Henry Matisse biography
Holly Matisse (1869–1954)
The french language painter, given birth to in Picardy. He researched art in Paris, replicated pictures in the Louvre and was influenced by the Impressionists, Cézanne and Gauguin. In 1905 he became the leader of a revolutionary group of music artists, labelled ‘Les Fauves’ (‘wild beasts’).
To them color was result in itself and its use was unconnected with the colour in the subject pictured. Matisse protected large unbroken areas with colour, ignoring perspective as well as the distortion their absence produced, but learning about new attractive effects by vibrancy and luminosity in the colour by itself, yet although effect of his work was to hasten the arrival of abstract artwork, he himself was not a great abstract artist.

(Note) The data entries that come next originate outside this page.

diff --git a/cwipc_util_amd/csrc/voxel_anchor.hpp b/cwipc_util_amd/csrc/voxel_anchor.hpp
--- a/cwipc_util_amd/csrc/voxel_anchor.hpp
+++ b/cwipc_util_amd/csrc/voxel_anchor.hpp
@@ -103,12 +103,13 @@
 struct FastPlan { uint32_t blocks, per_wg, base_q, inc_q; };
 inline FastPlan fast_plan(size_t n, int cus, int stagger_knob) {
     const size_t steps_total = (n + WAVE_STEP - 1) / WAVE_STEP;
-    const size_t wg_steps = std::min<size_t>(std::max<size_t>((steps_total + cus - 1) / cus, 1), MAX_POINTS_PER_WAVE * K1_WAVES / WAVE_STEP);
+    const size_t slots = (size_t)(cus > 0 ? cus : 1) * FAST_WGS_PER_CU;
+    const size_t wg_steps = std::min<size_t>(std::max<size_t>((steps_total + slots - 1) / slots, 1), FAST_MAX_WG_STEPS);
     FastPlan plan{(uint32_t)((steps_total + wg_steps - 1) / wg_steps), (uint32_t)(wg_steps * WAVE_STEP), 0u, 0u};
     const uint32_t fast_blocks = plan.blocks;
     if (stagger_knob > 0 && stagger_knob < 60 && fast_blocks >= 64 && steps_total >= (size_t)24 * fast_blocks && n < ((size_t)1 << 31)) {
         const double mean_q = (double)steps_total * 1024.0 / (double)fast_blocks, s_frac = stagger_knob / 100.0;
-        const size_t max_steps = MAX_POINTS_PER_WAVE * K1_WAVES / WAVE_STEP;
+        const size_t max_steps = FAST_MAX_WG_STEPS;
         uint32_t inc = (uint32_t)ceil(2.0 * s_frac * mean_q / (double)(fast_blocks - 1));
         uint32_t base = (uint32_t)ceil(mean_q * (1.0 - s_frac));
         while (range_first_step(fast_blocks, base, inc) < steps_total) base++;
diff --git a/cwipc_util_amd/csrc/voxel_common.hpp b/cwipc_util_amd/csrc/voxel_common.hpp
--- a/cwipc_util_amd/csrc/voxel_common.hpp
+++ b/cwipc_util_amd/csrc/voxel_common.hpp
@@ -15,6 +15,12 @@
 constexpr size_t MAX_POINTS_PER_WAVE = 3840;
 constexpr int LTAB = 2048;
 constexpr int LTAB_PROBES = 32;
+constexpr int FAST_THREADS = 640;
+constexpr int FAST_WAVES = FAST_THREADS / 64;
+constexpr int FAST_LTAB = 1024;
+constexpr int FAST_LTAB_BITS = 10;
+constexpr int FAST_WGS_PER_CU = 2;
+constexpr size_t FAST_MAX_WG_STEPS = 240;
 constexpr int GRID_DIM = 68;
 constexpr int CELLS = GRID_DIM * GRID_DIM * GRID_DIM;
 constexpr int CELL_BITS = 19;
diff --git a/cwipc_util_amd/csrc/voxel_k1_fast.inc b/cwipc_util_amd/csrc/voxel_k1_fast.inc
--- a/cwipc_util_amd/csrc/voxel_k1_fast.inc
+++ b/cwipc_util_amd/csrc/voxel_k1_fast.inc
@@ -1,7 +1,7 @@
 
 #ifdef CWIPC_DEBUG_KNOBS
 __device__ unsigned long long g_fast_stamps[2][16];
-__device__ unsigned long long g_fast_wave_done[K1_WAVES];
+__device__ unsigned long long g_fast_wave_done[FAST_WAVES];
 __device__ unsigned long long g_wg_times[1024][4];
 #define FAST_STAMP(i) do { if (threadIdx.x == 0) { const unsigned long long t_ = wall_clock64(); if (blockIdx.x == 0 || blockIdx.x == gridDim.x / 2) g_fast_stamps[blockIdx.x ? 1 : 0][i] = t_; \
     if (blockIdx.x < 1024 && ((i) == 0 || (i) == 2 || (i) == 3 || (i) == 7)) g_wg_times[blockIdx.x][(i) == 0 ? 0 : (i) == 2 ? 1 : (i) == 3 ? 2 : 3] = t_; } } while (0)
@@ -26,26 +26,32 @@
 };
 
 struct FastTable {
-    unsigned long long key[LTAB];
-    uint32_t tile[LTAB];
-    unsigned long long a[LTAB];
-    unsigned long long b[LTAB];
-    unsigned long long c[LTAB];
-    unsigned long long d[LTAB];
+    unsigned long long key[FAST_LTAB];
+    uint32_t tile[FAST_LTAB];
+    unsigned long long a[FAST_LTAB];
+    unsigned long long b[FAST_LTAB];
+    unsigned long long c[FAST_LTAB];
+    unsigned long long d[FAST_LTAB];
     uint32_t faces[FACE_TABLE_WORDS];
     uint32_t htag[HIST], hcnt[HIST];
     unsigned long long leaf_tab[LOCAL_LEAVES];
     uint32_t leaf_gid[LOCAL_LEAVES];
-    alignas(16) float slab[K1_WAVES][12];
-    int slab_j[K1_WAVES][4];
+    alignas(16) float slab[FAST_WAVES][12];
+    int slab_j[FAST_WAVES][4];
     int tmin[3], tmax[3];
     uint32_t nfresh, fresh_base, nused, err;
     uint32_t next_step;
-    float wbox[K1_WAVES][6];
-    alignas(16) uint32_t used[LTAB];
-    uint32_t rec[LTAB];
-    uint32_t fresh[LTAB];
+    float wbox[FAST_WAVES][6];
+    union {
+        struct {
+            alignas(16) uint32_t used[FAST_LTAB];
+            uint32_t rec[FAST_LTAB];
+            uint32_t fresh[FAST_LTAB];
+        };
+        float box[6][FAST_THREADS];
+    };
 };
+static_assert(FAST_WGS_PER_CU * ((sizeof(FastTable) + 2047) / 2048 * 2048) <= 160 * 1024, "two fast workgroups must share a CU's LDS");
 
 __device__ __forceinline__ uint32_t linear_key(int ix, int iy, int iz) {
     uint32_t t, k;
@@ -64,6 +70,16 @@
     return r;
 }
 
+typedef uint32_t u32x4 __attribute__((ext_vector_type(4)));
+template <class T>
+__device__ __forceinline__ u32x4 load16_scalar_base(const T *p, int lane) {
+    uint32_t lo = (uint32_t)__builtin_amdgcn_readfirstlane((int)(uint32_t)reinterpret_cast<uintptr_t>(p));
+    uint32_t hi = (uint32_t)__builtin_amdgcn_readfirstlane((int)(uint32_t)(reinterpret_cast<uintptr_t>(p) >> 32));
+    asm("" : "+s"(lo), "+s"(hi));
+    typedef const u32x4 __attribute__((address_space(1))) *global_ptr;
+    return reinterpret_cast<global_ptr>(((uintptr_t)hi << 32) | lo)[lane];
+}
+
 __device__ __forceinline__ int cvt_floor_i32(float v) {
     int r;
     asm("v_cvt_flr_i32_f32 %0, %1" : "=v"(r) : "v"(v));
@@ -71,9 +87,9 @@
 }
 
 __device__ __forceinline__ uint32_t fast_hash(uint32_t key, uint32_t side) {
-    static_assert(LTAB <= 2048 && (LTAB & (LTAB - 1)) == 0, "11 bits at most");
+    static_assert(FAST_LTAB == (1 << FAST_LTAB_BITS) && FAST_LTAB_BITS <= 11, "11 bits at most");
     const uint32_t t = key ^ (key >> 13) ^ (side << 7);
-    return (__umul24(t, 0x9E3779u) >> 13) & (uint32_t)(LTAB - 1);
+    return (__umul24(t, 0x9E3779u) >> (24 - FAST_LTAB_BITS)) & (uint32_t)(FAST_LTAB - 1);
 }
 
 __device__ __forceinline__ unsigned long long fast_find_begin(FastTable &L, uint32_t key, uint32_t side, bool active, uint32_t &slot) {
@@ -89,7 +105,7 @@
     for (int probe = 1; probe < LTAB_PROBES; probe++) {
         if (__ballot(pending) == 0ull) break;
         if (pending) {
-            slot = (slot + 1) & (LTAB - 1);
+            slot = (slot + 1) & (FAST_LTAB - 1);
             old = atomicCAS(&L.key[slot], KEY64_EMPTY, key64);
             if (old == KEY64_EMPTY || old == key64) pending = false;
         }
@@ -246,7 +262,7 @@
     FAST_STAMP(3);
     if (threadIdx.x < 6) {
         float v = L.wbox[0][threadIdx.x];
-        for (int w = 1; w < K1_WAVES; w++) v = threadIdx.x < 3 ? fminf(v, L.wbox[w][threadIdx.x]) : fmaxf(v, L.wbox[w][threadIdx.x]);
+        for (int w = 1; w < FAST_WAVES; w++) v = threadIdx.x < 3 ? fminf(v, L.wbox[w][threadIdx.x]) : fmaxf(v, L.wbox[w][threadIdx.x]);
         W.bboxes[(size_t)blockIdx.x * 6 + threadIdx.x] = v;
     }
     tmn0 = L.tmin[0]; tmn1 = L.tmin[1]; tmn2 = L.tmin[2];
@@ -271,16 +287,16 @@
     const int lane = threadIdx.x & 63;
     const uint32_t key_base = (uint32_t)((((tmn2 << 10) + tmn1) << 10) + tmn0);
     uint32_t bad = 0;
-    constexpr int PER_THREAD = (LTAB + K1_THREADS - 1) / K1_THREADS;
+    constexpr int PER_THREAD = (FAST_LTAB + FAST_THREADS - 1) / FAST_THREADS;
     unsigned long long kk[PER_THREAD];
 #pragma unroll
     for (int q = 0; q < PER_THREAD; q++) {
-        const int e = (int)threadIdx.x + q * K1_THREADS;
-        kk[q] = e < LTAB ? L.key[e] : KEY64_EMPTY;
+        const int e = (int)threadIdx.x + q * FAST_THREADS;
+        kk[q] = e < FAST_LTAB ? L.key[e] : KEY64_EMPTY;
     }
 #pragma unroll
     for (int q = 0; q < PER_THREAD; q++) {
-        const int e = (int)threadIdx.x + q * K1_THREADS;
+        const int e = (int)threadIdx.x + q * FAST_THREADS;
         const unsigned long long k64 = kk[q];
         const bool in_use = k64 != KEY64_EMPTY;
         const uint32_t dk = (uint32_t)k64 - key_base, side = (uint32_t)(k64 >> 32);
@@ -352,7 +368,7 @@
     uint32_t okey[PER_THREAD], oold[PER_THREAD];
 #pragma unroll
     for (int q = 0; q < PER_THREAD; q++) {
-        const uint32_t i = threadIdx.x + (uint32_t)q * K1_THREADS;
+        const uint32_t i = threadIdx.x + (uint32_t)q * FAST_THREADS;
         okey[q] = 0xffffffffu; oold[q] = 0xffffffffu;
         if (i >= nused) continue;
         const uint32_t ks = L.rec[i];
@@ -375,11 +391,11 @@
         const uint32_t m2 = sub == 2 ? 0xffu : sub == 3 ? 0xffffu : sub == 4 ? 0xffffffu : 0xffffffffu;
         const bool tile_word = sub == 5 || sub == 6;
         const unsigned long long *const w1p = f1 == 0 ? L.a : f1 == 1 ? L.b : f1 == 2 ? L.c : L.d, *const w2p = f2 == 0 ? L.a : f2 == 1 ? L.b : f2 == 2 ? L.c : L.d;
-        for (uint32_t i0 = threadIdx.x >> 3; i0 < nused; i0 += UU * (K1_THREADS / 8)) {
+        for (uint32_t i0 = threadIdx.x >> 3; i0 < nused; i0 += UU * (FAST_THREADS / 8)) {
             uint32_t e[UU], ks[UU];
 #pragma unroll
             for (int u = 0; u < UU; u++) {
-                const uint32_t i = i0 + (uint32_t)u * (K1_THREADS / 8);
+                const uint32_t i = i0 + (uint32_t)u * (FAST_THREADS / 8);
                 e[u] = L.used[i < nused ? i : i0];
                 ks[u] = i < nused ? L.rec[i] : 0xffffffffu;
             }
@@ -444,7 +460,7 @@
     if (threadIdx.x == 0 && nfresh) L.fresh_base = atomicAdd(&W.ctrl[C_COUNT], nfresh);
     __syncthreads();
     FAST_STAMP(8);
-    for (uint32_t i = threadIdx.x; i < nfresh; i += K1_THREADS) {
+    for (uint32_t i = threadIdx.x; i < nfresh; i += FAST_THREADS) {
         const uint32_t idx = L.fresh_base + i;
         if (idx < P.list_cap) W.occupied[idx] = L.fresh[i];
         else atomicOr(&W.ctrl[C_ERR], ERR_LIST_FULL);
@@ -460,14 +476,14 @@
 }
 
 template <int MODE>
-__global__ void __launch_bounds__(K1_THREADS, 4) voxel_accumulate_fast_kernel(FastParams P, const float *__restrict__ x, const float *__restrict__ y,
+__global__ void __launch_bounds__(FAST_THREADS, 5) voxel_accumulate_fast_kernel(FastParams P, const float *__restrict__ x, const float *__restrict__ y,
                                                                              const float *__restrict__ z, const uint32_t *__restrict__ rgbt, VoxWork W) {
     extern __shared__ __align__(16) unsigned char k1_smem[];
     FastTable &L = *reinterpret_cast<FastTable *>(k1_smem);
     FAST_STAMP(0);
 
     const int lane = threadIdx.x & 63;
-    const int wave = threadIdx.x >> 6;
+    const int wave = __builtin_amdgcn_readfirstlane((int)(threadIdx.x >> 6));
     uint32_t chunk_lo = blockIdx.x * P.per_wg, chunk_hi = min(chunk_lo + P.per_wg, P.n);
     if (P.range_base_q != 0u) {
         chunk_lo = min(range_first_step(blockIdx.x, P.range_base_q, P.range_inc_q) * (uint32_t)WAVE_STEP, P.n);
@@ -477,31 +493,33 @@
     const int nsteps = (chunk_pts + WAVE_STEP - 1) / WAVE_STEP;
     auto load_step = [&](int step, float4 &ax, float4 &ay, float4 &az, uint4 &aw) __attribute__((always_inline)) {
         const size_t at = (size_t)chunk_lo + (size_t)(uint32_t)__builtin_amdgcn_readfirstlane(step) * WAVE_STEP;
-        ax = reinterpret_cast<const float4 *>(x + at)[lane];
-        ay = reinterpret_cast<const float4 *>(y + at)[lane];
-        az = reinterpret_cast<const float4 *>(z + at)[lane];
-        aw = reinterpret_cast<const uint4 *>(rgbt + at)[lane];
+        const u32x4 rx = load16_scalar_base(x + at, lane), ry = load16_scalar_base(y + at, lane), rz = load16_scalar_base(z + at, lane);
+        const u32x4 rw = load16_scalar_base(rgbt + at, lane);
+        ax = make_float4(__uint_as_float(rx.x), __uint_as_float(rx.y), __uint_as_float(rx.z), __uint_as_float(rx.w));
+        ay = make_float4(__uint_as_float(ry.x), __uint_as_float(ry.y), __uint_as_float(ry.z), __uint_as_float(ry.w));
+        az = make_float4(__uint_as_float(rz.x), __uint_as_float(rz.y), __uint_as_float(rz.z), __uint_as_float(rz.w));
+        aw = make_uint4(rw.x, rw.y, rw.z, rw.w);
     };
     float4 cx = make_float4(0, 0, 0, 0), cy = cx, cz = cx;
     uint4 cw = make_uint4(0, 0, 0, 0);
     int cur = wave < nsteps ? wave : -1;
 #ifdef CWIPC_DEBUG_KNOBS
-    const int streamers = (P.dbg & 0x20000u) ? 8 : (P.dbg & 0x10000u) ? 12 : K1_WAVES;
+    const int streamers = (P.dbg & 0x20000u) ? 5 : (P.dbg & 0x10000u) ? 8 : FAST_WAVES;
     if (wave >= streamers) cur = -1;
 #else
-    constexpr int streamers = K1_WAVES;
+    constexpr int streamers = FAST_WAVES;
 #endif
     if (cur >= 0) load_step(cur, cx, cy, cz, cw);
 
-    constexpr int FT_PER_LANE = (FACE_TABLE_WORDS + K1_THREADS - 1) / K1_THREADS;
+    constexpr int FT_PER_LANE = (FACE_TABLE_WORDS + FAST_THREADS - 1) / FAST_THREADS;
     uint32_t ftw[FT_PER_LANE];
     if (MODE == 1) {
         const uint32_t *ft = reinterpret_cast<const uint32_t *>(W.faces);
 #pragma unroll
-        for (int q = 0; q < FT_PER_LANE; q++) ftw[q] = (int)threadIdx.x + q * K1_THREADS < FACE_TABLE_WORDS ? ft[threadIdx.x + q * K1_THREADS] : 0u;
+        for (int q = 0; q < FT_PER_LANE; q++) ftw[q] = (int)threadIdx.x + q * FAST_THREADS < FACE_TABLE_WORDS ? ft[threadIdx.x + q * FAST_THREADS] : 0u;
     }
     auto clear_table = [&]() __attribute__((always_inline)) {
-        for (int i = threadIdx.x; i < LTAB; i += K1_THREADS) {
+        for (int i = threadIdx.x; i < FAST_LTAB; i += FAST_THREADS) {
             L.key[i] = KEY64_EMPTY; L.tile[i] = 0;
             L.a[i] = 0; L.b[i] = 0; L.c[i] = 0; L.d[i] = 0;
         }
@@ -512,23 +530,26 @@
     if (MODE == 1) {
 #pragma unroll
         for (int q = 0; q < FT_PER_LANE; q++)
-            if ((int)threadIdx.x + q * K1_THREADS < FACE_TABLE_WORDS) L.faces[threadIdx.x + q * K1_THREADS] = ftw[q];
+            if ((int)threadIdx.x + q * FAST_THREADS < FACE_TABLE_WORDS) L.faces[threadIdx.x + q * FAST_THREADS] = ftw[q];
     }
     if (threadIdx.x < LOCAL_LEAVES) { L.leaf_tab[threadIdx.x] = 0ull; L.leaf_gid[threadIdx.x] = 0xffffffffu; }
     if (threadIdx.x < 3) { L.tmin[threadIdx.x] = INT32_MAX; L.tmax[threadIdx.x] = INT32_MIN; }
-    if (threadIdx.x < K1_WAVES * 12) (&L.slab[0][0])[threadIdx.x] = INFINITY;
-    if (threadIdx.x < K1_WAVES * 4) (&L.slab_j[0][0])[threadIdx.x] = -1;
+    if (threadIdx.x < FAST_WAVES * 12) (&L.slab[0][0])[threadIdx.x] = INFINITY;
+    if (threadIdx.x < FAST_WAVES * 4) (&L.slab_j[0][0])[threadIdx.x] = -1;
     if (threadIdx.x == 0) { L.err = 0; L.next_step = (uint32_t)streamers; }
+#pragma unroll
+    for (int i = 0; i < 6; i++) L.box[i][threadIdx.x] = i < 3 ? FLT_MAX : -FLT_MAX;
     __syncthreads();
     FAST_STAMP(1);
-    if (wave == K1_WAVES - 1 && lane == 0 && chunk_pts > 0 && nsteps < K1_WAVES)
+    if (wave == FAST_WAVES - 1 && lane == 0 && chunk_pts > 0 && nsteps < FAST_WAVES)
         fast_scout<MODE>(&L, P.inv_leaf, P.ib0, P.ib1, P.ib2, P.fb0, P.fb1, P.fb2, P.leaf_mask, W.hash_keys, W.hash_ids, W.leaf_keys, W.ctrl, x[chunk_lo], y[chunk_lo], z[chunk_lo]);
 
     const float inv = P.inv_leaf;
     const f32x2 inv2 = {inv, inv};
     const f32x2 one2 = {1.0f, 1.0f};
-    float bn0 = FLT_MAX, bn1 = FLT_MAX, bn2 = FLT_MAX, bx0 = -FLT_MAX, bx1 = -FLT_MAX, bx2 = -FLT_MAX;
     uint32_t err = 0;
+    auto box_min = [&](int i, float v) __attribute__((always_inline)) { (void)__hip_atomic_fetch_min(&L.box[i][threadIdx.x], v, __ATOMIC_RELAXED, __HIP_MEMORY_SCOPE_WORKGROUP); };
+    auto box_max = [&](int i, float v) __attribute__((always_inline)) { (void)__hip_atomic_fetch_max(&L.box[i][threadIdx.x], v, __ATOMIC_RELAXED, __HIP_MEMORY_SCOPE_WORKGROUP); };
     auto step = [&](auto masked_tag, const float4 cx, const float4 cy, const float4 cz, const uint4 cw, int left) __attribute__((always_inline)) {
         constexpr bool MASKED = decltype(masked_tag)::value;
         bool v0 = true, v1 = true, v2 = true, v3 = true;
@@ -551,12 +572,12 @@
             mn1 = lo4(cy.x, cy.y, cy.z, cy.w); mx1 = hi4(cy.x, cy.y, cy.z, cy.w);
             mn2 = lo4(cz.x, cz.y, cz.z, cz.w); mx2 = hi4(cz.x, cz.y, cz.z, cz.w);
         }
-        asm("v_min3_f32 %0, %0, %1, %1" : "+v"(bn0) : "v"(mn0)); asm("v_max3_f32 %0, %0, %1, %1" : "+v"(bx0) : "v"(mx0));
-        asm("v_min3_f32 %0, %0, %1, %1" : "+v"(bn1) : "v"(mn1)); asm("v_max3_f32 %0, %0, %1, %1" : "+v"(bx1) : "v"(mx1));
-        asm("v_min3_f32 %0, %0, %1, %1" : "+v"(bn2) : "v"(mn2)); asm("v_max3_f32 %0, %0, %1, %1" : "+v"(bx2) : "v"(mx2));
-
-#ifdef CWIPC_DEBUG_KNOBS
-        if (P.dbg & 4u) { bn0 = fminf(bn0, __uint_as_float(cw.x ^ cw.y ^ cw.z ^ cw.w)); return; }
+        box_min(0, mn0); box_max(3, mx0);
+        box_min(1, mn1); box_max(4, mx1);
+        box_min(2, mn2); box_max(5, mx2);
+
+#ifdef CWIPC_DEBUG_KNOBS
+        if (P.dbg & 4u) { box_min(0, __uint_as_float((cw.x ^ cw.y ^ cw.z ^ cw.w) & 0x3fffffffu)); return; }
 #endif
         uint32_t h0 = 0, h1 = 0, h2 = 0, h3 = 0;
         bool sided = false;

Similarly, though his color patterns often took geometrical shapes he was never a Cubist. The truth is as the years went by he reduced the element of physical violence, and ‘balance, purity and moderation’ started to be his aspires. Just as fruit and flowers supplied him with attractive themes therefore did ladies – his Odalisques decorate and joy but communicate no sensual message. After a period in which his pictures started to be smaller and less spontaneous, he was again, in the 1930s, looking for bolder results.
A commission payment for the Barnes Foundation (Pennsylvania) allowed him to attempt murals. His last years were generally devoted to developing and decorating with decals and stained glass a Dominican church at Vence near Nice, but even though he was more than 80 this individual showed his versatility within a new way by using attractive collages (paper cutouts) as an art form.
Holly Matisse resource
Henry Matisse (1869–1954)
French artist, born in Picardy. This individual studied art in Paris, copied images in the Louvre and was influenced by Impressionists, Cézanne and Gauguin. In 1905 he became the leader of the revolutionary band of artists, labelled ‘Les Fauves’ (‘wild beasts’).
To them colour was end in alone and its work with was unconnected with the colour of the subject matter portrayed. Matisse covered large unbroken areas with coloring, disregarding perspective and the contortion its lack produced, but discovering fresh decorative results by the vibrancy and luminosity of the colour itself, but though the effect of his job was to accelerate the appearance of summary art, this individual himself has not been an summary painter.
Similarly, though his colour patterns often had taken geometrical shapes he was by no means a Cubist. In fact while the years went by he lowered the component of violence, and ‘balance, chastity and moderation’ became his aims. In the same way fruit and flowers supplied him with decorative topics so performed women – his Odalisques adorn and delight but convey zero sensual message. After a period by which his photographs became smaller and less spontaneous, he was once again, in the 1930s, seeking bolder effects.
A commission for the Barnes Foundation (Pennsylvania) allowed him to undertake murals. His previous years had been mainly devoted to designing and decorating with murals and stained cup a Dominican chapel by Vence around Nice, nevertheless even when having been over eighty he confirmed his flexibility in a fresh way through the use of decorative collages (paper cutouts) as an art.